#ubuntu-laptop 2006-11-06
<Danny> hello
<Danny> i have important news on ubuntu laptop
<Danny> <
<Danny> well i need helo
<Burgundavia> Danny: hmm?
<Danny> lol
<Danny> there
<Danny> ok
<Danny> hi
<Danny> MY vol buttons on my laptop on the keyboard are ACPI
<Danny> I need to change them
<Danny> b/c they are chaging the wrong channle
<Danny> I need them to change PCM insted of Headphone
<Burgundavia> right
<Danny> so how do i fix
<Danny>  ti
<Burgundavia> no idea, sorry
<Danny> i need help i am about to through out this linux
<Burgundavia> you might try the sound preferences
<Danny> not there
<Burgundavia> right click on the speaker, choose the default thing
<Danny> how do i choose hte deful thing
<Burgundavia> right click on the speak
<Burgundavia> near the clock, choose preferences
<Danny> yes
<Danny> now wat
<Burgundavia> play with the various default settings
<Burgundavia> see what works
<Danny> idk
<Danny> i have no idea wat ur talking abou settins
<Danny> i get a thing up
<Burgundavia> you window should say "volume control preferences"
<Danny> i know
<Danny> but tere no setting to play with
<Danny> i Can hilight  stuff oooo
<Danny> n but seriously there is nothing there to chage or fidle wit
<Danny> in windws this is s easy to do why is is so hard in linux tht no one knows
<Danny> but nothing I said I want it to work
<Danny> ops
<Danny> i was jsut typing wile i wait
<Danny> :P
<Danny> <<
<Danny> any one
<Danny> ?
<Danny> no one?
<Burgundavia> you can try the forums, #ubuntu or the mailing list
<Danny> mailing list?
<Burgundavia> ubuntu-users
<volvoguy> hey guys, i still need to update my wiki page, but edgy final installed fine on my Toshiba Portege S100. no unrecognized hard drives this time around. Woohoo!

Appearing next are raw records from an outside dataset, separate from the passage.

# Liz490/multimodal_alzheimer

Hardware: AMD Instinct MI355X
Metric: volumes/sec fwd+bwd, 3D-ResNet-10 @128^3 bf16, 1/2/4/8 MI355X; % HBM roofline (higher is better)
Workload: dtype bf16; 1 GPU; BASELINE config 2: Anat_CNN ResNet-10 MRI-only, 1x128^3, batch 8/GPU, weighted CE, Adam, fwd+bwd+step; global_batch=8, parallelism=dp1, step_launch=hip graph replay

## Files before the change

### multimodal_alzheimer_amd/csrc/conv.hip

```cpp
#include <cstring>

#include "common.h"
#include "reduce.h"
#include "patchconv.h"
#include "pointwise.h"
#include "stem.h"

namespace {

constexpr int MAXTAPS = 344;
constexpr int TAPB = ((3 * MAXTAPS * 4 + 15) / 16) * 16;
constexpr int RB = 128;

struct Geom {
  int M, Nd, Cs, K, Kpad, cs_shift, taps, nb;
  int Ds, Hs, Ws, Dd, Hd, Wd;
  int KD, KH, KW;
  int sd, sh, sw, pd, ph, pw, dd, dh, dw;
  const void* res;
  int relu;
};

enum { FWD = 0, DGRAD = 1 };

// ... 1271 lines not shown
        return launch_igemm_bm<T, 128, MODE, 256, 4, 2, 2>(g, m_max, classes, src, w, bias,
                                                          dst, stats, st);
      if (cfg == 5)
        return launch_igemm_bm<T, 256, MODE, 256, 2, 4, 4, 64>(g, m_max, classes, src, w, bias,
                                                              dst, stats, st);
      if (cfg == 6)
        return launch_igemm_bm<T, 256, MODE, 256, 2, 4, 3, 64>(g, m_max, classes, src, w, bias,
                                                              dst, stats, st);
    }
  }
  const bool small = igemm_bm(m_max * classes, g) == 64;
  if constexpr (sizeof(T) == 2) {
    if (igemm_nst(g, MODE) == 3) {
      if (bn_of(g) == 64)
        return small ? launch_igemm_bm<T, 64, MODE, 64, 2, 2, 3>(g, m_max, classes, src, w, bias, dst, stats, st)
                     : launch_igemm_bm<T, 64, MODE, 128, 2, 2, 3>(g, m_max, classes, src, w, bias, dst, stats, st);
      return small ? launch_igemm_bm<T, 128, MODE, 64, 2, 2, 3>(g, m_max, classes, src, w, bias, dst, stats, st)
                   : launch_igemm_bm<T, 128, MODE, 128, 2, 2, 3>(g, m_max, classes, src, w, bias, dst, stats, st);
    }
  }
  if (bn_of(g) == 64)
    return small ? launch_igemm_bm<T, 64, MODE, 64>(g, m_max, classes, src, w, bias, dst, stats, st)
                 : launch_igemm_bm<T, 64, MODE, 128>(g, m_max, classes, src, w, bias, dst, stats, st);
  return small ? launch_igemm_bm<T, 128, MODE, 64>(g, m_max, classes, src, w, bias, dst, stats, st)
               : launch_igemm_bm<T, 128, MODE, 128>(g, m_max, classes, src, w, bias, dst, stats, st);
}

template <int MODE>
int run_igemm(const Geom& g, int dtype, int64_t m_max, int classes, const void* src,
              const void* w, const float* bias, void* dst, float* stats, hipStream_t st) {
  if (dtype == MMAD_BF16)
    return run_igemm_t<u16, MODE>(g, m_max, classes, src, w, bias, dst, stats, st);
  return run_igemm_t<float, MODE>(g, m_max, classes, src, w, bias, dst, stats, st);
}

int wgrad_xcd() {
  static const int v = [] { const char* e = getenv("MMAD_WGRAD_XCD"); return e ? atoi(e) : 1; }();
  return v;
}

template <typename T, int BMW, int WBK, int NST, int WBNT, int WGM, int WGN, bool XFIX>
int launch_wgrad_x(const Geom& g, const WSplit& sp, const void* x, const void* dy, float* ws,
                   hipStream_t st) {
  const size_t lds = TAPB + NST * WBK * (BMW + WBNT) * sizeof(T);
  static const bool ok = set_lds(wgrad_kernel<T, BMW, WBK, NST, WBNT, WGM, WGN, XFIX>, lds);
  if (!ok) return MMAD_EUNSUPPORTED;
  const uint32_t xb = (uint32_t)((int64_t)g.nb * g.Ds * g.Hs * g.Ws * g.Cs * sizeof(T));
  const uint32_t yb = (uint32_t)((int64_t)g.M * g.Nd * sizeof(T));
  dim3 grid((unsigned)cdiv(g.K, WBNT), (unsigned)cdiv(g.Nd, BMW), (unsigned)sp.splits);
  hipLaunchKernelGGL((wgrad_kernel<T, BMW, WBK, NST, WBNT, WGM, WGN, XFIX>), grid,
                     dim3(64 * WGM * WGN), lds, st, g, (const T*)x, (const T*)dy, ws,
                     sp.m_per_split, xb, yb, wgrad_xcd());
  return launch_status();
}
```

<volvoguy> mjg59, are you around?
<volvoguy> anybody awake know who the laptop team lead is? 
#ubuntu-laptop 2006-11-07
* re-align is away: Gone, like your $$ to the government...
<merlin-linux> hiya all
<Nailor> hi
<merlin-linux> does anyone know the file that autoloads card readers
<merlin-linux> cause i have managed to get my 5 in 1 card reader working today, but i have to load the device via /etc/modules file atm
#ubuntu-laptop 2006-11-08
<Infecto> hi 
<Infecto> did some one run finger print sensor on linux ?
<jldugger-tablet> my CIS sysadmin doe
<jldugger-tablet> does
<jldugger-tablet> on his thinkpad
<jldugger-tablet> ive got one on my Tecra, but i havent tried it
<jldugger-tablet> i imagine they're the same device hooked in the same way
<jldugger-tablet> currently im more interested in getting my tablet screen input to rotate
#ubuntu-laptop 2006-11-09
<merlin-linux> hi all
<merlin-linux> i wondering if anyone can help me with bit of info please?  I have found a work around with my laptop to get the 5 in 1 card reader to work on my laptop, and along with the synaptic touch pad as well that does not get detected properly and written to the xorg.conf file at install
<merlin-linux> i have reported bugs on both these problems
<merlin-linux> here is a wiki page i have put together with with all the work a rounds for my laptop >>> https://wiki.ubuntu.com/LaptopTestingTeam/AcerAspire5601AWLMi/HowTo
<Burgundavia> merlin-linux: as long as you have filed the bug reports you are good. Have you uploaded your patch to the bug?
<merlin-linux> this were i need the help to create the patch
<Burgundavia> rightr
<Burgundavia> what is workaround?
<merlin-linux> look this url >>> https://wiki.ubuntu.com/LaptopTestingTeam/AcerAspire5601AWLMi/HowTo
<merlin-linux> that everything i have had to do to get my laptop to a functional manner
<Burgundavia> just filing a bug is fine in this case
<Burgundavia> no need for a patch
<merlin-linux> synaptic touchpad i had to fill in all that info cause it was never detected with install of edgy etc
<Burgundavia> are those regressions from dapper?
<merlin-linux> i have filed bugs and when i have found work arounds i have added that to the bug report :-)
<merlin-linux> this is a clean edgy install
<merlin-linux> well this a clean install when rc1 came out
<merlin-linux> but i have not done a clean install of edgy final release on this laptop
<Burgundavia> probably ok
<Burgundavia> test the dapper live cd
<Burgundavia> if those are regressions for dapper, mark so in the title
<merlin-linux> i have got another problem and i have a kcore file in the /proc dir that is 896MB in size
<merlin-linux> and in the /dev dir there is a symlink to kcore called core which says link to program crash data
<merlin-linux> and it seems to be getting written to randomly, would i beable to remove the kcore file
<merlin-linux> cause it in my 10GB / partition
#ubuntu-laptop 2006-11-10
<nixternal> i need a supercheap linux loving laptop!
#ubuntu-laptop 2006-11-11
<loboson> well, it works
<loboson> I have a laptop and wanna help
#ubuntu-laptop 2006-11-12
<whtwolf> which seems to work better for laptops? Dapper or edgy and wich gui gnome or kde?
<whtwolf> anyone there?
<whtwolf> I have edgy installed on my laptop right now butI am wondering if DApper runs better because it is LTS?
<whtwolf> #leave
<Sierra> hola
<Unimatrix9> hello there
<Unimatrix9> any one around at the moment?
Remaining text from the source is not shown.